> _GOAL OF THE EXERCISE_
Copy out each line below exactly as it appears.

Records from a data collection:
·····

# lukashermann/hulc

Hardware: AMD Instinct MI355X
Metric: trajectory-windows/sec (seq_len=32, bs=64/GPU) (higher is better)
Workload: dtype bf16; 1 GPU; HULC training step, vision goal only (use_clip_auxiliary_loss=false), B=64 windows/GPU, seq_len=32, 200x200 static + 84x84 gripper fp32 NCHW frames, fwd+loss+bwd+Adam, dropout 0.1; global_batch=64, seq_len=32, parallelism=dp1

## Files before the change

### hulc_amd/csrc/common.h

```cpp
#pragma once
#include <hip/hip_runtime.h>
#include <stdint.h>

void hulc_set_error(const char* fmt, ...);

#define HIP_CHECK(x)                                                                                     \
    do {                                                                                                 \
        hipError_t e_ = (x);                                                                             \
        if (e_ != hipSuccess) {                                                                          \
            hulc_set_error("%s:%d: %s -> %s", __FILE__, __LINE__, #x, hipGetErrorString(e_));            \
            return 1;                                                                                    \
        }                                                                                                \
    } while (0)

#define DEVI __device__ __forceinline__

#if defined(__HIP_DEVICE_COMPILE__) || defined(__HIPCC__)
__device__ __forceinline__ void lds_dma16(const void* src, unsigned lds_addr) {
    const unsigned a = (unsigned)__builtin_amdgcn_readfirstlane((int)lds_addr);
    asm volatile("s_mov_b32 m0, %1\n\ts_nop 0\n\tglobal_load_lds_dwordx4 %0, off" : : "v"(src), "s"(a) : "memory", "m0");
}
#endif


#ifdef HULC_HALF_F16
#define HULC_NS hulc_f16
#define HULC_HALF_NAME "fp16"
#else
#define HULC_NS hulc_bf16
#define HULC_HALF_NAME "bf16"
#endif

namespace HULC_NS {

typedef uint16_t h16_t;
typedef float f32x4 __attribute__((ext_vector_type(4)));
typedef float f32x2_t __attribute__((ext_vector_type(2)));

#ifdef HULC_HALF_F16
typedef _Float16 h16x8_t __attribute__((ext_vector_type(8)));
typedef _Float16 h16x2_t __attribute__((ext_vector_type(2)));
#define MFMA_16x16x32_H __builtin_amdgcn_mfma_f32_16x16x32_f16
DEVI float h2f(h16_t x) { return (float)*reinterpret_cast<const _Float16*>(&x); }
DEVI h16_t f2h(float f) {
    _Float16 b = (_Float16)f;
    return *reinterpret_cast<h16_t*>(&b);
}
#else
typedef __bf16 h16x8_t __attribute__((ext_vector_type(8)));
typedef __bf16 h16x2_t __attribute__((ext_vector_type(2)));
#define MFMA_16x16x32_H __builtin_amdgcn_mfma_f32_16x16x32_bf16
DEVI float h2f(h16_t x) { return __uint_as_float(((uint32_t)x) << 16); }
DEVI h16_t f2h(float f) {
    __bf16 b = (__bf16)f;
    return *reinterpret_cast<h16_t*>(&b);
}
#endif
DEVI unsigned pack2h(float lo, float hi) {
    h16x2_t b = __builtin_convertvector(f32x2_t{lo, hi}, h16x2_t);
    return *reinterpret_cast<unsigned*>(&b);
}
DEVI float h2f_lo(unsigned w) { return h2f((h16_t)(w & 0xffffu)); }
DEVI float h2f_hi(unsigned w) {
#ifdef HULC_HALF_F16
    return h2f((h16_t)(w >> 16));
#else
    return __uint_as_float(w & 0xffff0000u);
#endif
}
template <typename T> DEVI float to_f(T x);
template <> DEVI float to_f<float>(float x) { return x; }
template <> DEVI float to_f<h16_t>(h16_t x) { return h2f(x); }
template <typename T> DEVI T from_f(float x);
template <> DEVI float from_f<float>(float x) { return x; }
template <> DEVI h16_t from_f<h16_t>(float x) { return f2h(x); }

template <typename T> struct Vec8 { T v[8]; };

template <typename T> DEVI void load8(const T* p, T (&v)[8]);
template <> DEVI void load8<h16_t>(const h16_t* p, h16_t (&v)[8]) {
    if ((((uintptr_t)p) & 15) == 0) {
        uint4 u = *reinterpret_cast<const uint4*>(p);
        *reinterpret_cast<uint4*>(v) = u;
    } else {
#pragma unroll
        for (int i = 0; i < 8; ++i) v[i] = p[i];
    }
}
template <> DEVI void load8<float>(const float* p, float (&v)[8]) {
    if ((((uintptr_t)p) & 15) == 0) {
        float4 a = reinterpret_cast<const float4*>(p)[0];
        float4 b = reinterpret_cast<const float4*>(p)[1];
        v[0] = a.x; v[1] = a.y; v[2] = a.z; v[3] = a.w; v[4] = b.x; v[5] = b.y; v[6] = b.z; v[7] = b.w;
    } else {
#pragma unroll
        for (int i = 0; i < 8; ++i) v[i] = p[i];
    }
}
template <typename T> DEVI void load8_guard(const T* p, int nvalid, T (&v)[8]) {
    if (nvalid >= 8) { load8<T>(p, v); return; }
#pragma unroll
    for (int i = 0; i < 8; ++i) v[i] = (i < nvalid) ? p[i] : from_f<T>(0.f);
}
template <typename T> DEVI void zero8(T (&v)[8]) {
#pragma unroll
    for (int i = 0; i < 8; ++i) v[i] = from_f<T>(0.f);
}

DEVI float wave_sum(float x) {
#pragma unroll
    for (int o = 32; o > 0; o >>= 1) x += __shfl_xor(x, o, 64);
    return x;
}
DEVI float wave_max(float x) {
#pragma unroll
    for (int o = 32; o > 0; o >>= 1) x = fmaxf(x, __shfl_xor(x, o, 64));
    return x;
}

DEVI uint32_t hash_u32(uint64_t seed, uint64_t idx) {
    uint64_t z = seed + (idx + 1) * 0x9E3779B97F4A7C15ull;
    z = (z ^ (z >> 30)) * 0xBF58476D1CE4E5B9ull;
    z = (z ^ (z >> 27)) * 0x94D049BB133111EBull;
    z = z ^ (z >> 31);
    return (uint32_t)(z >> 32);
}
DEVI float hash_uniform(uint64_t seed, uint64_t idx) {
    return ((hash_u32(seed, idx) >> 8) + 0.5f) * (1.0f / 16777216.0f);
}

}
```

### hulc_amd/csrc/tr_fused.h

```cpp
#pragma once
#include "common.h"
#include "conv_wgrad.h"

namespace HULC_NS {

struct TrLayerP {
    const float* xin;
    int ln_in;
    const float *ln_g, *ln_b;
    float* xf_out; h16_t* xt_out; float* st_out;
    const h16_t *Wqkv, *Wo, *W1, *W2;
    const float *bqkv, *bo, *b1, *b2, *n1g, *n1b;
    h16_t* qkv; float* Pat; h16_t* ao; float* y1; float* st1; h16_t* x1t; float* x1f; h16_t* hff; float* y2;
    int B, S;
    float dp;
    unsigned long long seed_att, seed_o, seed_h, seed_y;
    long long* stamps;
};
#ifdef TRF_STAMPS
#define TRF_STAMP(i) do { if (p.stamps && blockIdx.x == 5 && tid == 0) p.stamps[i] = clock64(); } while (0)
#else
#define TRF_STAMP(i) do { } while (0)
#endif

constexpr int TRF_D = 128, TRF_FF = 2048, TRF_NH = 8, TRF_HD = 16, TRF_NQ = 4, TRF_HQ = TRF_FF / TRF_NQ;
constexpr int TRF_XP = TRF_D * 2 + 32;
constexpr int TRF_HP = TRF_HQ * 2 + 32;
constexpr int TRF_QP = 3 * TRF_D * 2 + 16;
constexpr size_t TRF_LDS = 32 * TRF_D * 4 * 2 + 32 * TRF_XP * 3 + 32 * TRF_QP + 32 * TRF_HP;
constexpr size_t TRF_LDS_WIDE = TRF_LDS + 32 * TRF_QP;
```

·····

> _OUTPUT BELOW_
# lukashermann/hulc

Hardware: AMD Instinct MI355X
Metric: trajectory-windows/sec (seq_len=32, bs=64/GPU) (higher is better)
Workload: dtype bf16; 1 GPU; HULC training step, vision goal only (use_clip_auxiliary_loss=false), B=64 windows/GPU, seq_len=32, 200x200 static + 84x84 gripper fp32 NCHW frames, fwd+loss+bwd+Adam, dropout 0.1; global_batch=64, seq_len=32, parallelism=dp1

## Files before the change

### hulc_amd/csrc/common.h

```cpp
#pragma once
#include <hip/hip_runtime.h>
#include <stdint.h>

void hulc_set_error(const char* fmt, ...);

#define HIP_CHECK(x)                                                                                     \
    do {                                                                                                 \
        hipError_t e_ = (x);                                                                             \
        if (e_ != hipSuccess) {                                                                          \
            hulc_set_error("%s:%d: %s -> %s", __FILE__, __LINE__, #x, hipGetErrorString(e_));            \
            return 1;                                                                                    \
        }                                                                                                \
    } while (0)

#define DEVI __device__ __forceinline__

#if defined(__HIP_DEVICE_COMPILE__) || defined(__HIPCC__)
__device__ __forceinline__ void lds_dma16(const void* src, unsigned lds_addr) {
    const unsigned a = (unsigned)__builtin_amdgcn_readfirstlane((int)lds_addr);
    asm volatile("s_mov_b32 m0, %1\n\ts_nop 0\n\tglobal_load_lds_dwordx4 %0, off" : : "v"(src), "s"(a) : "memory", "m0");
}
#endif


#ifdef HULC_HALF_F16
#define HULC_NS hulc_f16
#define HULC_HALF_NAME "fp16"
#else
#define HULC_NS hulc_bf16
#define HULC_HALF_NAME "bf16"
#endif

namespace HULC_NS {

typedef uint16_t h16_t;
typedef float f32x4 __attribute__((ext_vector_type(4)));
typedef float f32x2_t __attribute__((ext_vector_type(2)));

#ifdef HULC_HALF_F16
typedef _Float16 h16x8_t __attribute__((ext_vector_type(8)));
typedef _Float16 h16x2_t __attribute__((ext_vector_type(2)));
#define MFMA_16x16x32_H __builtin_amdgcn_mfma_f32_16x16x32_f16
DEVI float h2f(h16_t x) { return (float)*reinterpret_cast<const _Float16*>(&x); }
DEVI h16_t f2h(float f) {
    _Float16 b = (_Float16)f;
    return *reinterpret_cast<h16_t*>(&b);
}
#else
typedef __bf16 h16x8_t __attribute__((ext_vector_type(8)));
typedef __bf16 h16x2_t __attribute__((ext_vector_type(2)));
#define MFMA_16x16x32_H __builtin_amdgcn_mfma_f32_16x16x32_bf16
DEVI float h2f(h16_t x) { return __uint_as_float(((uint32_t)x) << 16); }
DEVI h16_t f2h(float f) {
    __bf16 b = (__bf16)f;
    return *reinterpret_cast<h16_t*>(&b);
}
#endif
DEVI unsigned pack2h(float lo, float hi) {
    h16x2_t b = __builtin_convertvector(f32x2_t{lo, hi}, h16x2_t);
    return *reinterpret_cast<unsigned*>(&b);
}
DEVI float h2f_lo(unsigned w) { return h2f((h16_t)(w & 0xffffu)); }
DEVI float h2f_hi(unsigned w) {
#ifdef HULC_HALF_F16
    return h2f((h16_t)(w >> 16));
#else
    return __uint_as_float(w & 0xffff0000u);
#endif
}
template <typename T> DEVI float to_f(T x);
template <> DEVI float to_f<float>(float x) { return x; }
template <> DEVI float to_f<h16_t>(h16_t x) { return h2f(x); }
template <typename T> DEVI T from_f(float x);
template <> DEVI float from_f<float>(float x) { return x; }
template <> DEVI h16_t from_f<h16_t>(float x) { return f2h(x); }

template <typename T> struct Vec8 { T v[8]; };

template <typename T> DEVI void load8(const T* p, T (&v)[8]);
template <> DEVI void load8<h16_t>(const h16_t* p, h16_t (&v)[8]) {
    if ((((uintptr_t)p) & 15) == 0) {
        uint4 u = *reinterpret_cast<const uint4*>(p);
        *reinterpret_cast<uint4*>(v) = u;
    } else {
#pragma unroll
        for (int i = 0; i < 8; ++i) v[i] = p[i];
    }
}
template <> DEVI void load8<float>(const float* p, float (&v)[8]) {
    if ((((uintptr_t)p) & 15) == 0) {
        float4 a = reinterpret_cast<const float4*>(p)[0];
        float4 b = reinterpret_cast<const float4*>(p)[1];
        v[0] = a.x; v[1] = a.y; v[2] = a.z; v[3] = a.w; v[4] = b.x; v[5] = b.y; v[6] = b.z; v[7] = b.w;
    } else {
#pragma unroll
        for (int i = 0; i < 8; ++i) v[i] = p[i];
    }
}
template <typename T> DEVI void load8_guard(const T* p, int nvalid, T (&v)[8]) {
    if (nvalid >= 8) { load8<T>(p, v); return; }
#pragma unroll
    for (int i = 0; i < 8; ++i) v[i] = (i < nvalid) ? p[i] : from_f<T>(0.f);
}
template <typename T> DEVI void zero8(T (&v)[8]) {
#pragma unroll
    for (int i = 0; i < 8; ++i) v[i] = from_f<T>(0.f);
}

DEVI float wave_sum(float x) {
#pragma unroll
    for (int o = 32; o > 0; o >>= 1) x += __shfl_xor(x, o, 64);
    return x;
}
DEVI float wave_max(float x) {
#pragma unroll
    for (int o = 32; o > 0; o >>= 1) x = fmaxf(x, __shfl_xor(x, o, 64));
    return x;
}

DEVI uint32_t hash_u32(uint64_t seed, uint64_t idx) {
    uint64_t z = seed + (idx + 1) * 0x9E3779B97F4A7C15ull;
    z = (z ^ (z >> 30)) * 0xBF58476D1CE4E5B9ull;
    z = (z ^ (z >> 27)) * 0x94D049BB133111EBull;
    z = z ^ (z >> 31);
    return (uint32_t)(z >> 32);
}
DEVI float hash_uniform(uint64_t seed, uint64_t idx) {
    return ((hash_u32(seed, idx) >> 8) + 0.5f) * (1.0f / 16777216.0f);
}

}
```

### hulc_amd/csrc/tr_fused.h

```cpp
#pragma once
#include "common.h"
#include "conv_wgrad.h"

namespace HULC_NS {

struct TrLayerP {
    const float* xin;
    int ln_in;
    const float *ln_g, *ln_b;
    float* xf_out; h16_t* xt_out; float* st_out;
    const h16_t *Wqkv, *Wo, *W1, *W2;
    const float *bqkv, *bo, *b1, *b2, *n1g, *n1b;
    h16_t* qkv; float* Pat; h16_t* ao; float* y1; float* st1; h16_t* x1t; float* x1f; h16_t* hff; float* y2;
    int B, S;
    float dp;
    unsigned long long seed_att, seed_o, seed_h, seed_y;
    long long* stamps;
};
#ifdef TRF_STAMPS
#define TRF_STAMP(i) do { if (p.stamps && blockIdx.x == 5 && tid == 0) p.stamps[i] = clock64(); } while (0)
#else
#define TRF_STAMP(i) do { } while (0)
#endif

constexpr int TRF_D = 128, TRF_FF = 2048, TRF_NH = 8, TRF_HD = 16, TRF_NQ = 4, TRF_HQ = TRF_FF / TRF_NQ;
constexpr int TRF_XP = TRF_D * 2 + 32;
constexpr int TRF_HP = TRF_HQ * 2 + 32;
constexpr int TRF_QP = 3 * TRF_D * 2 + 16;
constexpr size_t TRF_LDS = 32 * TRF_D * 4 * 2 + 32 * TRF_XP * 3 + 32 * TRF_QP + 32 * TRF_HP;
constexpr size_t TRF_LDS_WIDE = TRF_LDS + 32 * TRF_QP;
```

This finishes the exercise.